◆ WHAT THE TASK REQUIRES
Each line from the one containing "W > 0 && Cin" through the last line of the entries below is to be transcribed exactly. Nothing else belongs in the reply.

◆ DATASET CONTENT

#ifdef AS_CONV_STAMPS
int as_debug_conv_stamps(unsigned long long* out, int n) {
  if (!out || n <= 0 || n > kStampBlocks * kStampSlots) return AS_ERR_BAD_ARG;
  if (hipMemcpyFromSymbol(out, HIP_SYMBOL(as_conv_stamp_buf), sizeof(unsigned long long) * n) != hipSuccess) return AS_ERR_LAUNCH;
  static unsigned long long zeros[kStampBlocks * kStampSlots];
  if (hipMemcpyToSymbol(HIP_SYMBOL(as_conv_stamp_buf), zeros, sizeof(zeros)) != hipSuccess) return AS_ERR_LAUNCH;
  return AS_OK;
}
int as_debug_conv_life(unsigned long long* out, int n) {
  if (!out || n <= 0 || n > kStampBlocks * 8) return AS_ERR_BAD_ARG;
  if (hipMemcpyFromSymbol(out, HIP_SYMBOL(as_conv_life_buf), sizeof(unsigned long long) * n) != hipSuccess) return AS_ERR_LAUNCH;
  return AS_OK;
}
#endif

int64_t as_conv_pack_size(int Cin, int Cout, int KS) {
  if (Cin <= 0 || Cout <= 0 || (KS != 1 && KS != 3)) return -1;
  const int KC = conv_kc(KS);
  const int64_t chunks = (Cin + KC - 1) / KC;
  return chunks * KS * KS * KC * conv_cout_pad(Cout);
}

int as_conv_pack_weights(const float* weight, float* wpack, int Cin, int Cout, int KS, void* stream) {
  AS_REQUIRE(weight && wpack, AS_ERR_BAD_ARG, "conv_pack: null pointer");
  const int64_t total = as_conv_pack_size(Cin, Cout, KS);
  AS_REQUIRE(total > 0, AS_ERR_BAD_ARG, "conv_pack: unsupported Cin=%d Cout=%d KS=%d", Cin, Cout, KS);
  hipLaunchKernelGGL(pack_weights_kernel, dim3((unsigned)as::cdiv64(total, 256)), dim3(256), 0, as::as_stream(stream),
                     weight, wpack, Cin, Cout, conv_cout_pad(Cout), KS, conv_kc(KS), (long long)total);
  return as::check_launch("conv_pack_weights");
}

int64_t as_conv_pack_size_split(int Cin, int Cout, int KS) {
  if (Cin <= 0 || Cout <= 0 || (KS != 1 && KS != 3)) return -1;
  int64_t chunks = (Cin + kSplitKC - 1) / kSplitKC;
  if (KS == 1) chunks = (chunks + 3) / 4 * 4;
  return chunks * KS * KS * 4 * conv_cout_pad(Cout) * 8;
}

int as_conv_pack_weights_split_t(const float* weight, void* wpack, int Cin, int Cout, int KS, void* stream) {
  AS_REQUIRE(weight && wpack, AS_ERR_BAD_ARG, "conv_pack_split_t: null pointer");
  const int64_t total = as_conv_pack_size_split(Cin, Cout, KS);
  AS_REQUIRE(total > 0, AS_ERR_BAD_ARG, "conv_pack_split_t: unsupported Cin=%d Cout=%d KS=%d", Cin, Cout, KS);
  hipLaunchKernelGGL(pack_weights_split_kernel, dim3((unsigned)as::cdiv64(total, 256)), dim3(256), 0, as::as_stream(stream),
                     weight, (_Float16*)wpack, Cin, Cout, conv_cout_pad(Cout), KS * KS, (long long)total, 1);
  return as::check_launch("conv_pack_weights_split_t");
}

int as_conv_pack_weights_split(const float* weight, void* wpack, int Cin, int Cout, int KS, void* stream) {
  AS_REQUIRE(weight && wpack, AS_ERR_BAD_ARG, "conv_pack_split: null pointer");
  const int64_t total = as_conv_pack_size_split(Cin, Cout, KS);
  AS_REQUIRE(total > 0, AS_ERR_BAD_ARG, "conv_pack_split: unsupported Cin=%d Cout=%d KS=%d", Cin, Cout, KS);
  hipLaunchKernelGGL(pack_weights_split_kernel, dim3((unsigned)as::cdiv64(total, 256)), dim3(256), 0, as::as_stream(stream),
                     weight, (_Float16*)wpack, Cin, Cout, conv_cout_pad(Cout), KS * KS, (long long)total, 0);
  return as::check_launch("conv_pack_weights_split");
}

int64_t as_conv_ws_elems(int B, int Cout, int H, int W) {
  if (B <= 0 || Cout <= 0 || H <= 0 || W <= 0) return 0;
  const int cpad = conv_cout_pad(Cout);
  const int bn = (cpad % 128 == 0) ? 128 : 64;
  const long long tiles = (long long)B * as::cdiv64((long long)H * W, 128) * (cpad / bn);
  const int ks = conv_ksplit_cap(tiles, 8);
  return ks > 1 ? (int64_t)ks * B * cpad * H * W : 0;
}

int as_conv2d(const as_conv_desc* d, void* stream) {
  int rc = as::conv_validate(d);
  if (rc != AS_OK) return rc;
  const int fast16 = as::fast16_mode();
  hipStream_t s = as::as_stream(stream);
  ConvPlan pl;
  if ((rc = conv_plan(*d, conv_knobs(), fast16, &pl)) != AS_OK) return rc;
  if (pl.dual != kDualSequential) return conv_run(*d, pl, s);
  as_conv_desc first = *d;
  first.dual = 0;
  const as_conv_desc second = as::conv_dual_second(*d);
  ConvPlan pl2;
  if ((rc = as::conv_validate(&second)) != AS_OK || (rc = conv_plan(second, conv_knobs(), fast16, &pl2)) != AS_OK) return rc;
  if ((rc = conv_run(first, pl, s)) != AS_OK) return rc;
  return conv_run(second, pl2, s);
}

int as_conv7x7_c1_relu(const float* x, const float* weight, const float* bias, float* out, int B, int H, int W,
                       int Cout, int out_ctot, int out_coff, int tap_major, float* copy_out, int copy_ctot, int copy_coff,
                       int copy_bs, int out_bs, void* stream) {
  AS_REQUIRE(x && weight && out, AS_ERR_BAD_ARG, "conv7x7_c1: null pointer");
  AS_REQUIRE((long long)H * W * 4 < 0x7FFFFFF0ll, AS_ERR_BAD_SHAPE, "conv7x7_c1: plane too large");
  AS_REQUIRE(B > 0 && H > 0 && W > 0 && Cout > 0, AS_ERR_BAD_ARG, "conv7x7_c1: non-positive size");
  AS_REQUIRE(out_coff >= 0 && out_coff + Cout <= (out_bs ? (out_ctot + 7) / 8 * 8 : out_ctot), AS_ERR_BAD_SHAPE, "conv7x7_c1: out channel window outside out_ctot");
  AS_REQUIRE(!out_bs || (out_coff % 8 == 0 && (reinterpret_cast<uintptr_t>(out) & 15) == 0), AS_ERR_BAD_ARG, "conv7x7_c1: blocked output window must start at a multiple of 8, 16-B aligned");
  AS_REQUIRE(B <= 65535 && as::cdiv(H, 16) <= 65535, AS_ERR_BAD_SHAPE, "conv7x7_c1: grid too large");
  dim3 grid((unsigned)as::cdiv(W, 16), (unsigned)as::cdiv(H, 16), (unsigned)B);
  if (tap_major) {
    const int CP = (Cout + 63) / 64 * 64;
    AS_REQUIRE((long long)B * (CP / 8) <= 65535, AS_ERR_BAD_SHAPE, "conv7x7_c1: grid too large");
    const dim3 g3(grid.x, grid.y, (unsigned)(B * (CP / 8)));
    AS_REQUIRE(!copy_out || (copy_coff >= 0 && copy_coff < copy_ctot), AS_ERR_BAD_SHAPE, "conv7x7_c1: copy channel outside copy_ctot");
    hipLaunchKernelGGL(conv7x7_c1_tm_kernel<8>, g3, dim3(256), 0, as::as_stream(stream), x, weight, bias, out, H, W, Cout, CP, out_ctot, out_coff,
                       copy_out, copy_ctot, copy_coff, copy_bs, out_bs);
  } else {
    AS_REQUIRE(!out_bs, AS_ERR_BAD_ARG, "conv7x7_c1: a blocked output needs tap_major weights");
    AS_REQUIRE(!copy_out, AS_ERR_BAD_ARG, "conv7x7_c1: the input pass-through needs tap_major weights");
    hipLaunchKernelGGL(conv7x7_c1_kernel, grid, dim3(256), 0, as::as_stream(stream), x, weight, bias, out, H, W, Cout, out_ctot, out_coff);
  }
  return as::check_launch("conv7x7_c1_relu");
}

int as_conv3x3_to1(const float* x, const float* weight, const float* bias, float* out, int B, int Cin, int H, int W, void* stream) {
  AS_REQUIRE(x && weight && out, AS_ERR_BAD_ARG, "conv3x3_to1: null pointer");
  AS_REQUIRE(B > 0 && H > 0 && W > 0 && Cin > 0, AS_ERR_BAD_ARG, "conv3x3_to1: non-positive size");
  AS_REQUIRE(B <= 65535 && H <= 65535, AS_ERR_BAD_SHAPE, "conv3x3_to1: grid too large");
  dim3 grid((unsigned)as::cdiv(W, 64), (unsigned)H, (unsigned)B);
  hipLaunchKernelGGL(conv3x3_to1_kernel, grid, dim3(256), 0, as::as_stream(stream), x, weight, bias, out, Cin, H, W);
  return as::check_launch("conv3x3_to1");
}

◆ EXERCISE OUTPUT
  AS_REQUIRE(B > 0 && H > 0 && W > 0 && Cin > 0, AS_ERR_BAD_ARG, "conv3x3_to1: non-positive size");
  AS_REQUIRE(B <= 65535 && H <= 65535, AS_ERR_BAD_SHAPE, "conv3x3_to1: grid too large");
  dim3 grid((unsigned)as::cdiv(W, 64), (unsigned)H, (unsigned)B);
  hipLaunchKernelGGL(conv3x3_to1_kernel, grid, dim3(256), 0, as::as_stream(stream), x, weight, bias, out, Cin, H, W);
  return as::check_launch("conv3x3_to1");
}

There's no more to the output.